Role of the Sp1 binding sites in the recruitment of various pointers to the promoter and on DNA looping. (A) The expression levels of the target/reporter plasmids containing a deletion (×) of the distal (#1) or the proximal (#2) Sp1 site were determined by measuring CAT activities (percent acetylation) after transient transfection (32). For these transfections, 5 μg of the reporter gene and 2 μg of the expression vector for TR were used, and cells were treated with or without T3. The extent (fold, in parenthesis) of silencing with TR and activation with T3/TR is in comparison with the basal level of expression (without TR).
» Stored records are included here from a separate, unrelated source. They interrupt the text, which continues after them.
SYMBOLS = [
    "tng_version", "tng_last_error", "tng_launch_count", "tng_conv_gemm", "tng_attention",
    "tng_groupnorm_stats", "tng_groupnorm_apply", "tng_layernorm", "tng_cast_act", "tng_softmax_rows",
    "tng_transpose_bf16", "tng_sched_step", "tng_timestep_embedding", "tng_linear_f32", "tng_convt_gather",
    "tng_tanh_to_i16", "tng_rmsnorm", "tng_gather_rows", "tng_rel_attention", "tng_stft_frames", "tng_stft_magnitude",
    "tng_log_clamp", "tng_attention_wide", "tng_gemm_plan",
]


class TangoB200Error(RuntimeError):
    pass
# ... 151 lines not shown

def _dt(t: torch.Tensor) -> int:
    if t.dtype == torch.float32:
        return DT_F32
    if t.dtype == torch.bfloat16:
        return DT_BF16
    raise TangoB200Error(f"unsupported dtype {t.dtype}")


def require_cuda(*ts: Optional[torch.Tensor]) -> None:
    for t in ts:
        if t is not None and not t.is_cuda:
            raise TangoB200Error("tango_b200 kernels need CUDA tensors (there is no CPU fallback)")


def require_cuda_device(device) -> None:
    if torch.device(device).type != "cuda":
        raise TangoB200Error("tango_b200 runs on CUDA only: call .to('cuda') (there is no CPU fallback)")


class View:

    __slots__ = ("t", "C", "W", "H", "NB", "s_w", "s_h", "s_n", "off")

    def __init__(self, t: torch.Tensor, C_: int, W: int, H: int, NB: int, s_w: int, s_h: int, s_n: int, off: int = 0):
        self.t, self.C, self.W, self.H, self.NB = t, C_, W, H, NB
        self.s_w, self.s_h, self.s_n, self.off = s_w, s_h, s_n, off

    @staticmethod
    def rows(t: torch.Tensor, NB: int, H: int, W: int, C_: Optional[int] = None) -> "View":
        ld = t.shape[-1]
        return View(t, ld if C_ is None else C_, W, H, NB, ld, W * ld, H * W * ld)


def conv_gemm(views: Sequence[View], groups: Sequence[tuple], weight: torch.Tensor, W: int, H: int, NB: int, *,
              bias=None, rowvec=None, res=None, alpha: float = 1.0, accumulate: bool = False, out_f32=None,
              out_bf16=None, act: int = ACT_NONE, act_param: float = 0.0, split_off: int = 0, block_n: int = 0,
              ld_f32: Optional[int] = None, ld_bf16: Optional[int] = None, ldr: Optional[int] = None,
              rowvec_ld: int = 0, algo_k: Optional[int] = None, gn_stats: Optional[torch.Tensor] = None,
              stats_hw: int = 0) -> None:
    lib = load()
    d = GemmDesc()
    require_cuda(weight, bias, rowvec, res, out_f32, out_bf16)
    assert weight.dtype == torch.bfloat16 and weight.stride(1) == 1
    d.n_aviews = len(views)
    for i, v in enumerate(views):
        require_cuda(v.t)
        assert v.t.dtype == torch.bfloat16
        d.a[i] = AView(v.t.data_ptr() + 2 * v.off, v.C, v.W, v.H, v.NB, v.s_w, v.s_h, v.s_n)
    d.b = weight.data_ptr()
    d.Ncols, d.Ktot = weight.shape
    d.ldb = weight.stride(0)
    d.W, d.H, d.NB = W, H, NB
    d.n_groups = len(groups)
    if len(groups) > MAX_KGROUPS:
        raise TangoB200Error(f"{len(groups)} k-groups > {MAX_KGROUPS}")
    for i, g in enumerate(groups):
        d.g[i] = KGroup(*g)
    d.bias = ptr(bias)
    d.rowvec = ptr(rowvec)
    d.rowvec_ld = rowvec_ld
    d.res = ptr(res)
    if res is not None:
        d.res_dtype = _dt(res)
        d.ldr = res.stride(0) if ldr is None else ldr
    d.alpha = alpha
    d.accumulate = int(accumulate)
    d.out_f32 = ptr(out_f32)
    if out_f32 is not None:
        d.ld_f32 = out_f32.stride(0) if ld_f32 is None else ld_f32
    d.out_bf16 = ptr(out_bf16)
    if out_bf16 is not None:
        d.ld_bf16 = out_bf16.stride(0) if ld_bf16 is None else ld_bf16
    d.act, d.act_param, d.split_off, d.block_n = act, act_param, split_off, block_n
    if gn_stats is not None:
        require_cuda(gn_stats)
        assert gn_stats.dtype == torch.float64 and gn_stats.is_contiguous() and stats_hw > 0
        d.gn_stats, d.stats_hw = gn_stats.data_ptr(), stats_hw
    if PROF.enabled:
        k_alg = algo_k if algo_k is not None else sum(g[5] for g in groups) * 64
        flops = 2.0 * W * H * NB * weight.shape[0] * k_alg
        bn, mode, ks = C.c_int32(0), C.c_int32(0), C.c_int32(0)
        check(lib.tng_gemm_plan(C.byref(d), C.byref(bn), C.byref(mode), C.byref(ks)), "tng_gemm_plan")
        fam = f"gemm_tc<{bn.value}" + (",splitk>" if ks.value > 1 else ">")
        PROF.timed(fam, flops, 0, lambda: check(lib.tng_conv_gemm(C.byref(d), stream_ptr()), "tng_conv_gemm"))
        return
    check(lib.tng_conv_gemm(C.byref(d), stream_ptr()), "tng_conv_gemm")
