gigapose_b200/csrc/vit_gemm.cu:

```cuda
#include "gigapose_kernels.h"
#include "common.cuh"
#include "wgmma.cuh"
#include <cuda_bf16.h>
#include <cuda_fp16.h>

namespace gp {

namespace {

constexpr int kBlockK = 32;
constexpr int kRowBytes = kBlockK * 2;
constexpr int kStages = 4;
constexpr int kBM = 128, kBN = 256;
constexpr int kAPlane = kBM * kRowBytes;
constexpr int kWPlane = kBN * kRowBytes;
constexpr int kStageBytes = 2 * kAPlane + 2 * kWPlane;
constexpr int kEpiWarps = 8;
constexpr int kThreads = 4 * 32 + kEpiWarps * 32;
constexpr int kAccPitch = kBN + 4;
static_assert(kBM * kAccPitch * 4 <= kStages * kStageBytes, "the staged accumulator lives in the operand ring");

struct __align__(8) GemmSmemTail {
  float bias_s[2][kBN];
  float gamma_s[2][kBN];
  uint8_t stage_buf[kEpiWarps][32 * 80];
  uint64_t full_bar[kStages];
  uint64_t empty_bar[kStages];
  uint64_t ring_free_bar;
};
constexpr int kSmemBytes = 1024 + kStages * kStageBytes + sizeof(GemmSmemTail);

constexpr int kGroupM = 16;
__device__ __forceinline__ void tile_coords(int tile, int num_m, int num_n, int& m_tile, int& n_tile) {
  const int per_group = kGroupM * num_n;
  const int g = tile / per_group, idx = tile - g * per_group;
  const int m_first = g * kGroupM;
  const int gm = min(kGroupM, num_m - m_first);
  n_tile = idx / gm;
  m_tile = m_first + (idx - n_tile * gm);
}

__device__ __forceinline__ float gelu_erf(float x) {
  const float ax = fabsf(x);
  float t, e;
  asm("rcp.approx.ftz.f32 %0, %1;" : "=f"(t) : "f"(fmaf(0.231641888f, ax, 1.0f)));
  asm("ex2.approx.ftz.f32 %0, %1;" : "=f"(e) : "f"(x * x * -0.72134752f));
  float poly = fmaf(1.061405429f, t, -1.453152027f);
  poly = fmaf(poly, t, 1.421413741f);
  poly = fmaf(poly, t, -0.284496736f);
  poly = fmaf(poly, t, 0.254829592f);
  const float q = poly * t * e;
  return 0.5f * x * (x < 0.f ? q : 2.0f - q);
}

__device__ __forceinline__ uint32_t pack_bf16(__nv_bfloat16 a, __nv_bfloat16 b) {
  return (uint32_t)__bfloat16_as_ushort(a) | ((uint32_t)__bfloat16_as_ushort(b) << 16);
}

}

__device__ long long g_gemm_stamp[64];
#define GSTAMP(i) do { if (blockIdx.x == 0 && p.N == 3072 && (i) < 64) g_gemm_stamp[i] = clock64(); } while (0)

template <int kN, bool kF16>
__device__ __forceinline__ void gemm_kblock(float (&d)[kN / 2], uint32_t a_hi, uint32_t a_lo, uint32_t w_hi, uint32_t w_lo,
                                            int passes, bool first) {
#pragma unroll
  for (int pass = 0; pass < 3; ++pass) {
    if (pass < passes) {
      const uint32_t a = (pass == 2 ? a_lo : a_hi), w = (pass == 1 ? w_lo : w_hi);
#pragma unroll
      for (int k16 = 0; k16 < kBlockK / 16; ++k16) {
        const uint64_t da = wgmma_desc_kmajor<kRowBytes>(a + k16 * 32), dw = wgmma_desc_kmajor<kRowBytes>(w + k16 * 32);
        const uint32_t accum = (!first || pass != 0 || k16 != 0) ? 1u : 0u;
        if constexpr (kN == 256) { if constexpr (kF16) wgmma_ss_n256_f16(d, da, dw, accum); else wgmma_ss_n256_bf16(d, da, dw, accum); }
        if constexpr (kN == 192) { if constexpr (kF16) wgmma_ss_n192_f16(d, da, dw, accum); else wgmma_ss_n192_bf16(d, da, dw, accum); }
      }
    }
  }
}
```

The data for CAT activities were obtained from three to six independent transfections. (B) Recruitment of Sp1, TBP, TFIIB, and Cdk7 pointers to the target plasmids [wild type (WT), #1, and #2] were analyzed as described in the legend for Fig. 1B. (C) Analysis of DNA looping in target plasmids #1 and #2. Cleavage in the TRE region was analyzed by performing LM-PCR on the samples from B with primer 2. (D) Summary of pointer recruitment and detectable DNA looping for target plasmids WT, #1, and #2. “US” indicates unstable or transient DNA looping.

Figure 4

Model for transcription factor recruitment and DNA looping during the TR-mediated silencing and activation (see text). TR-associated corepressors and coactivators are indicated as CoR and CoAc, respectively. Pol II, RNA polymerase II. To indicate that one protein was essential for the recruitment of another, straight arrows are used. The arrows point to the recruited protein. The transcription initiation site is indicated with a bent arrow.